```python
def load():
    global _lib
    if _lib is not None:
        return _lib
    if not os.path.exists(LIB_PATH):
        raise DdpError(f"{LIB_PATH} not found: build it with `python -m diffdock_pocket_amd.build` "
                       f"(hipcc --offload-arch=gfx950); there is no fallback path")
    lib = C.CDLL(LIB_PATH)
    for name in EXPORTS:
        if not hasattr(lib, name):
            raise DdpError(f"{LIB_PATH} does not export {name}")
    lib.ddp_abi_version.restype = C.c_int
    lib.ddp_last_error.restype = C.c_char_p
    lib.ddp_conv_messages.argtypes = [C.POINTER(ConvShape), C.POINTER(ConvTask), C.c_int, C.c_void_p]
    lib.ddp_conv_messages.restype = C.c_int
    lib.ddp_conv_rows.argtypes = lib.ddp_conv_messages.argtypes
    lib.ddp_conv_rows.restype = C.c_int
    lib.ddp_segment_reduce.argtypes = [C.c_void_p, C.c_int, C.c_int, C.c_int, C.POINTER(ReduceSrc), C.c_int, C.c_int,
                                       C.c_int, C.c_int, C.c_void_p]
    lib.ddp_segment_reduce.restype = C.c_int
    lib.ddp_edge_featurize.argtypes = [C.c_void_p, C.c_void_p, C.c_void_p, C.c_void_p, C.c_int, C.c_void_p, C.c_void_p, C.c_int,
                                       C.c_float, C.c_void_p, C.c_void_p, C.c_int, C.c_void_p, C.c_int, C.c_int, C.c_void_p,
                                       C.c_void_p, C.c_void_p, C.c_int, C.c_void_p, C.c_void_p, C.c_void_p]
    lib.ddp_edge_featurize.restype = C.c_int
    lib.ddp_edge_featurize_jobs.argtypes = [C.POINTER(FeaturizeJob), C.c_int, C.c_void_p]
    lib.ddp_edge_featurize_jobs.restype = C.c_int
    lib.ddp_torsion_sh.argtypes = [C.c_void_p, C.c_void_p, C.c_void_p, C.c_int, C.c_void_p, C.c_void_p, C.c_void_p, C.c_int, C.c_int,
                                   C.c_void_p, C.c_void_p, C.c_int, C.c_void_p, C.c_void_p]
    lib.ddp_torsion_sh.restype = C.c_int
    lib.ddp_stage_a.argtypes = [C.c_void_p, C.c_int, C.c_int, C.c_void_p, C.c_void_p, C.c_int, C.POINTER(C.c_int32), C.c_int,
                                C.c_void_p, C.c_void_p, C.c_int, C.c_int, C.c_void_p, C.c_int, C.c_void_p]
    lib.ddp_stage_a.restype = C.c_int
    lib.ddp_stage_a_h2.argtypes = lib.ddp_stage_a.argtypes[:-1] + [C.c_void_p, C.c_void_p]
    lib.ddp_stage_a_h2.restype = C.c_int
    lib.ddp_stage_a_gh.argtypes = lib.ddp_stage_a_h2.argtypes[:-1] + [C.c_void_p, C.c_void_p]
    lib.ddp_stage_a_gh.restype = C.c_int
    lib.ddp_stage_a_gh3.argtypes = lib.ddp_stage_a_gh.argtypes
    lib.ddp_stage_a_gh3.restype = C.c_int
    lib.ddp_set_occupancy_shaping.argtypes = [C.c_int, C.c_int]
    lib.ddp_set_occupancy_shaping.restype = C.c_int
    lib.ddp_pose_update.argtypes = [C.c_void_p, C.c_int, C.c_int, C.c_void_p, C.c_void_p, C.c_void_p, C.c_int, C.c_void_p,
                                    C.c_void_p, C.c_void_p, C.c_void_p]
    lib.ddp_pose_update.restype = C.c_int
    lib.ddp_sidechain_update.argtypes = [C.c_void_p, C.c_int, C.c_int, C.c_void_p, C.c_int, C.c_void_p, C.c_void_p, C.c_void_p,
                                         C.c_void_p, C.c_void_p]
    lib.ddp_sidechain_update.restype = C.c_int
    lib.ddp_radius_count.argtypes = [C.c_void_p, C.c_void_p, C.c_void_p, C.c_void_p, C.c_int, C.c_float, C.c_int, C.c_int,
                                     C.c_void_p, C.c_void_p]
    lib.ddp_radius_count.restype = C.c_int
    lib.ddp_radius_fill.argtypes = [C.c_void_p, C.c_void_p, C.c_void_p, C.c_void_p, C.c_int, C.c_float, C.c_int, C.c_int,
                                    C.c_void_p, C.c_void_p, C.c_void_p, C.c_void_p]
    lib.ddp_radius_fill.restype = C.c_int
    lib.ddp_knn.argtypes = [C.c_void_p, C.c_void_p, C.c_void_p, C.c_int, C.c_int, C.c_void_p, C.c_void_p]
    lib.ddp_knn.restype = C.c_int
    lib.ddp_group_by_key.argtypes = [C.c_void_p, C.c_int, C.c_int] + [C.c_void_p] * 11
    lib.ddp_group_by_key.restype = C.c_int
    for name, job in (("ddp_scan_jobs", ScanJob), ("ddp_mark_jobs", MarkJob), ("ddp_rowcopy_jobs", RowcopyJob),
                      ("ddp_select_jobs", SelectJob), ("ddp_radius_search_jobs", RadiusJob), ("ddp_group_by_key_jobs", GroupJob)):
        getattr(lib, name).argtypes = [C.POINTER(job), C.c_int, C.c_void_p]
        getattr(lib, name).restype = C.c_int
    lib.ddp_sde_update.argtypes = [C.c_void_p, C.POINTER(SdeArgs), C.c_void_p]
    lib.ddp_sde_update.restype = C.c_int
    lib.ddp_gather_rows.argtypes = [C.c_void_p, C.c_int, C.c_void_p, C.c_int, C.c_void_p, C.c_void_p, C.c_int, C.c_int, C.c_void_p]
    lib.ddp_gather_rows.restype = C.c_int
    lib.ddp_clean_pair_maps.argtypes = [C.c_void_p, C.c_void_p, C.c_void_p, C.c_void_p, C.c_int, C.c_int, C.c_int, C.c_int, C.c_void_p,
                                        C.c_void_p, C.c_void_p]
    lib.ddp_clean_pair_maps.restype = C.c_int
    lib.ddp_flex_mark.argtypes = [C.c_void_p, C.c_void_p, C.c_int, C.c_void_p, C.c_void_p, C.c_int, C.c_int, C.c_int, C.c_int, C.c_int,
                                  C.c_void_p, C.c_void_p]
    lib.ddp_flex_mark.restype = C.c_int
    lib.ddp_fallback_rowmap.argtypes = [C.c_void_p, C.c_void_p, C.c_void_p, C.c_void_p, C.c_int, C.c_int, C.c_void_p, C.c_void_p]
    lib.ddp_fallback_rowmap.restype = C.c_int
    for name, st in (("ddp_step_prologue", PrologueArgs), ("ddp_trrot_head", TrRotArgs), ("ddp_tor_head", TorArgs)):
        getattr(lib, name).argtypes = [C.POINTER(st), C.c_void_p]
        getattr(lib, name).restype = C.c_int
    lib.ddp_node_linear.argtypes = [C.POINTER(NodeJob), C.c_int, C.c_void_p]
    lib.ddp_node_linear.restype = C.c_int
    lib.ddp_pose_rmsd.argtypes = [C.c_void_p, C.c_int, C.c_int, C.c_void_p, C.c_int, C.c_void_p, C.c_int, C.c_void_p, C.c_int,
                                  C.c_void_p, C.c_void_p, C.c_void_p]
    lib.ddp_pose_rmsd.restype = C.c_int
    lib.ddp_pose_contacts.argtypes = [C.c_void_p, C.c_int, C.c_int, C.c_void_p, C.c_void_p, C.c_int, C.c_int, C.c_void_p, C.c_float,
                                      C.c_void_p, C.c_void_p, C.c_void_p]
    lib.ddp_pose_contacts.restype = C.c_int
    lib.ddp_pose_pairwise_rmsd.argtypes = [C.c_void_p, C.c_int, C.c_int, C.c_void_p, C.c_int, C.c_void_p, C.c_int, C.c_void_p, C.c_void_p]
    lib.ddp_pose_pairwise_rmsd.restype = C.c_int
    lib.ddp_pose_cluster.argtypes = [C.c_void_p, C.c_int, C.c_void_p, C.c_float, C.c_void_p, C.c_void_p, C.c_void_p, C.c_void_p, C.c_void_p]
    lib.ddp_pose_cluster.restype = C.c_int
    lib.ddp_traj_record.argtypes = [C.c_void_p, C.c_int, C.c_int, C.c_void_p, C.c_void_p, C.c_int, C.c_void_p, C.c_int, C.c_void_p,
                                    C.c_int, C.c_void_p, C.c_void_p]
    lib.ddp_traj_record.restype = C.c_int
    for name in ("ddp_svgd_tau", "ddp_svgd_pairs", "ddp_svgd_rows"):
        getattr(lib, name).argtypes = [C.POINTER(SvgdArgs), C.c_void_p]
        getattr(lib, name).restype = C.c_int
    for name in ("ddp_refine_energy", "ddp_refine_direction", "ddp_refine_accept"):
        getattr(lib, name).argtypes = [C.POINTER(RefineArgs), C.c_void_p]
        getattr(lib, name).restype = C.c_int
    lib.ddp_pose_score.argtypes = [C.POINTER(ScoreArgs), C.c_void_p]
    lib.ddp_pose_score.restype = C.c_int
    lib.ddp_pose_minimize.argtypes = [C.POINTER(MinimizeArgs), C.c_void_p]
    lib.ddp_pose_minimize.restype = C.c_int
    lib.ddp_pose_minimize_flex.argtypes = [C.POINTER(MinimizeFlexArgs), C.c_void_p]
    lib.ddp_pose_minimize_flex.restype = C.c_int
    lib.ddp_pocket_occupancy.argtypes = [C.c_void_p, C.c_void_p, C.c_int, C.c_float, C.c_float, C.c_float, C.c_float, C.c_int, C.c_int, C.c_int,
                                         C.c_void_p, C.c_void_p]
    lib.ddp_pocket_occupancy.restype = C.c_int
    lib.ddp_pocket_buriedness.argtypes = [C.c_void_p, C.c_int, C.c_int, C.c_int, C.c_double, C.c_double, C.c_int, C.c_void_p, C.c_void_p,
                                          C.c_void_p]
    lib.ddp_pocket_buriedness.restype = C.c_int
    lib.ddp_pocket_label.argtypes = [C.c_void_p, C.c_int, C.c_int, C.c_int, C.c_void_p, C.c_void_p]
    lib.ddp_pocket_label.restype = C.c_int
    if lib.ddp_abi_version() != 17:
        raise DdpError("libddp_hip.so ABI version mismatch")
    lib.ddp_source_hash.restype = C.c_char_p
    if "DDP_HIP_LIB" not in os.environ:
        from .build import source_hash
        have, want = lib.ddp_source_hash().decode(), source_hash()
        if have != want:
            raise DdpError(f"{LIB_PATH} was built from other sources (library {have}, tree {want}): rebuild it with "
                           f"`python -m diffdock_pocket_amd.build`")
    _lib = lib
    return lib


def check(rc, what):
    if rc != 0:
        raise DdpError(f"{what} failed (rc={rc}): {load().ddp_last_error().decode()}")
```

diffdock_pocket_amd/csrc/ddp_gemm.hip:

```cpp
#include <hip/hip_runtime.h>
#include <stdint.h>
#include <type_traits>
#include <stdlib.h>

#include "ddp_hip.h"
#include "ddp_internal.h"

typedef float f32x2 __attribute__((ext_vector_type(2)));
typedef float f32x4 __attribute__((ext_vector_type(4)));

#define DDP_GEMM_THREADS 256
#define DDP_GEMM_ROWS 128

struct GemmOffs {
  int off[DDP_MAX_GEMM_BATCH];
};

template <int KT, int CPL>
__global__ __launch_bounds__(DDP_GEMM_THREADS, 2) void ddp_stage_a_kernel(const float* __restrict__ x, int ldx, int nrows,
                                                                           const int32_t* __restrict__ rows,
                                                                           const int32_t* __restrict__ nrows_dev, int out_rows,
                                                                           const GemmOffs offs, const float* __restrict__ w,
                                                                           int k, int ncols, float* __restrict__ out, int ldo) {
  constexpr int KP = (KT > 0) ? KT / 2 : 32;
// ... 225 lines not shown

template <int KT>
__global__ __launch_bounds__(DDP_GEMM_THREADS, 2) void ddp_stage_a_x3_kernel(const float* __restrict__ x, int ldx, int nrows,
                                                                              const int32_t* __restrict__ rows,
                                                                              const int32_t* __restrict__ nrows_dev, int out_rows,
                                                                              int mrows, const GemmOffs offs,
                                                                              const __bf16* __restrict__ w3, int ncols,
                                                                              float* __restrict__ out, int ldo) {
  if (nrows_dev) nrows = min(nrows, *nrows_dev);
  if ((int)blockIdx.y * mrows >= nrows) return;
  constexpr int KP = (KT + 15) / 16 * 16, NS = KP / 16, CT = DDP_SA3_CT;
  constexpr int XS = KP + 8;
  constexpr int NV = (32 * KT / 4 + DDP_GEMM_THREADS - 1) / DDP_GEMM_THREADS;
  constexpr int TS = 36;
  constexpr int NM = NS * 6;
  __shared__ __attribute__((aligned(16))) __bf16 xt[2][3][32 * XS];
  __shared__ __attribute__((aligned(16))) float st[4][2][32 * TS];
  const int z = (int)blockIdx.z, tid = (int)threadIdx.x;
  const int wave = tid >> 6, lane = tid & 63, r = lane & 31, hh = lane >> 5;
  const int col0 = ((int)blockIdx.x * 4 + wave) * (32 * CT);
  bf16x8 wr[CT][3][NS];
#pragma unroll
  for (int t = 0; t < CT; ++t) {
    const int c = min(col0 + 32 * t + r, ncols - 1);
#pragma unroll
    for (int p = 0; p < 3; ++p)
#pragma unroll
      for (int s2 = 0; s2 < NS; ++s2)
        wr[t][p][s2] = *reinterpret_cast<const bf16x8*>(w3 + (((((size_t)z * 3 + p) * NS + s2) * 2 + hh) * ncols + c) * 8);
  }
  if constexpr (KP > KT) {
    for (int i = tid; i < 2 * 3 * 32 * (KP - KT); i += DDP_GEMM_THREADS) {
      const int kk = i % (KP - KT), rr = (i / (KP - KT)) % 32, bp = i / ((KP - KT) * 32);
      xt[bp / 3][bp % 3][rr * XS + KT + kk] = (__bf16)0.f;
    }
  }
  const float* __restrict__ xb = x + offs.off[z];
  for (int R0 = (int)blockIdx.y * mrows; R0 < nrows; R0 += (int)gridDim.y * mrows) {
  const int R1 = min(nrows, R0 + mrows);
  const bool al4 = ((ldx | offs.off[z]) & 3) == 0 && (reinterpret_cast<size_t>(x) & 15) == 0;
  f32x4 xv[NV];
  auto fetch = [&](int row0) {
#pragma unroll
    for (int v = 0; v < NV; ++v) {
      const int i = tid + v * DDP_GEMM_THREADS;
      const int rr = min(i / (KT / 4), 31), q = i % (KT / 4);
      const int ri = min(row0 + rr, nrows - 1);
      const float* __restrict__ p = xb + (size_t)(rows ? rows[ri] : ri) * ldx + 4 * q;
      if (al4)
        xv[v] = *reinterpret_cast<const f32x4*>(p);
      else
        xv[v] = f32x4{p[0], p[1], p[2], p[3]};
    }
  };
  auto park = [&](int buf) {
#pragma unroll
    for (int v = 0; v < NV; ++v) {
      const int i = tid + v * DDP_GEMM_THREADS;
      if (i < 32 * (KT / 4)) {
        const int rr = i / (KT / 4), q = i % (KT / 4);
        bf16x4 h, m, l;
#pragma unroll
        for (int e = 0; e < 4; ++e) {
          const float f = xv[v][e];
          h[e] = (__bf16)f;
          const float r1 = f - (float)h[e];
          m[e] = (__bf16)r1;
          l[e] = (__bf16)(r1 - (float)m[e]);
        }
        *reinterpret_cast<bf16x4*>(&xt[buf][0][rr * XS + 4 * q]) = h;
        *reinterpret_cast<bf16x4*>(&xt[buf][1][rr * XS + 4 * q]) = m;
        *reinterpret_cast<bf16x4*>(&xt[buf][2][rr * XS + 4 * q]) = l;
      }
    }
  };
  float* pend_ob = nullptr;
  int pend_c0 = 0, pend_rows = 0, pend_buf = 0, pbuf = 0;
  int pend_ri[4] = {0, 0, 0, 0};
  f32x4 dv = {0.f, 0.f, 0.f, 0.f};
  auto drain_read = [&](int p) {
    if (pend_ob) dv = *reinterpret_cast<const f32x4*>(&st[wave][pend_buf][(8 * p + (lane >> 3)) * TS + 4 * (lane & 7)]);
  };
  auto drain_store = [&](int p) {
    if (pend_ob) {
      const int rr = 8 * p + (lane >> 3), c = pend_c0 + 4 * (lane & 7);
      if (rr < pend_rows && c < ncols) *reinterpret_cast<f32x4*>(&pend_ob[(size_t)pend_ri[p] * ldo + c]) = dv;
    }
  };
  fetch(R0);
  park(0);
  __syncthreads();
  int buf = 0;
  for (int row0 = R0; row0 < R1; row0 += 32, buf ^= 1) {
    const bool more = row0 + 32 < R1;
    if (more) fetch(row0 + 32);
    bf16x8 a[3][NS];
#pragma unroll
    for (int p = 0; p < 3; ++p)
#pragma unroll
      for (int s2 = 0; s2 < NS; ++s2) a[p][s2] = *reinterpret_cast<const bf16x8*>(&xt[buf][p][r * XS + 16 * s2 + 8 * hh]);
    float* __restrict__ ob = out + (size_t)z * out_rows * ldo;
    int blk_ri[4];
#pragma unroll
    for (int p = 0; p < 4; ++p) {
      const int ri = min(row0 + 8 * p + (lane >> 3), R1 - 1);
      blk_ri[p] = rows ? rows[ri] : ri;
    }
#pragma unroll
    for (int t = 0; t < CT; ++t) {
      f32x16 acc;
#pragma unroll
      for (int i = 0; i < 16; ++i) acc[i] = 0.f;
#pragma unroll
      for (int m = 0; m < NM; ++m) {
        constexpr int PA[6] = {2, 0, 1, 1, 0, 0}, PB[6] = {0, 2, 1, 0, 1, 0};
        const int pr = m / NS, s2 = m % NS;
        acc = __builtin_amdgcn_mfma_f32_32x32x16_bf16(a[PA[pr]][s2], wr[t][PB[pr]][s2], acc, 0, 0, 0);
        static_assert(NM / 4 >= 3 && NM % 4 == 0, "quarter schedule");
        if (m % (NM / 4) == 0) drain_read(m / (NM / 4));
        if (m % (NM / 4) == 2) drain_store(m / (NM / 4));
      }
      float* tl = st[wave][pbuf];
#pragma unroll
      for (int i = 0; i < 16; ++i) tl[((i & 3) + 8 * (i >> 2) + 4 * hh) * TS + r] = acc[i];
      pend_ob = ob;
#pragma unroll
      for (int p = 0; p < 4; ++p) pend_ri[p] = blk_ri[p];
      pend_c0 = col0 + 32 * t;
      pend_rows = R1 - row0;
      pend_buf = pbuf;
      pbuf ^= 1;
    }
    if (more) park(buf ^ 1);
    __syncthreads();
  }
#pragma unroll
  for (int p = 0; p < 4; ++p) {
    drain_read(p);
    drain_store(p);
  }
  __syncthreads();
  }
}

typedef _Float16 h8 __attribute__((ext_vector_type(8)));
typedef _Float16 h4 __attribute__((ext_vector_type(4)));
#ifndef DDP_SAH_CT_GH
#define DDP_SAH_CT_GH 4
#endif
#ifndef DDP_SAH_CT
#define DDP_SAH_CT 4
#endif
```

Work instructions> Every line of the records that includes the word "GemmOffs" should be gathered.

Output for this task>
struct GemmOffs {
                                                                           const GemmOffs offs, const float* __restrict__ w,
                                                                              int mrows, const GemmOffs offs,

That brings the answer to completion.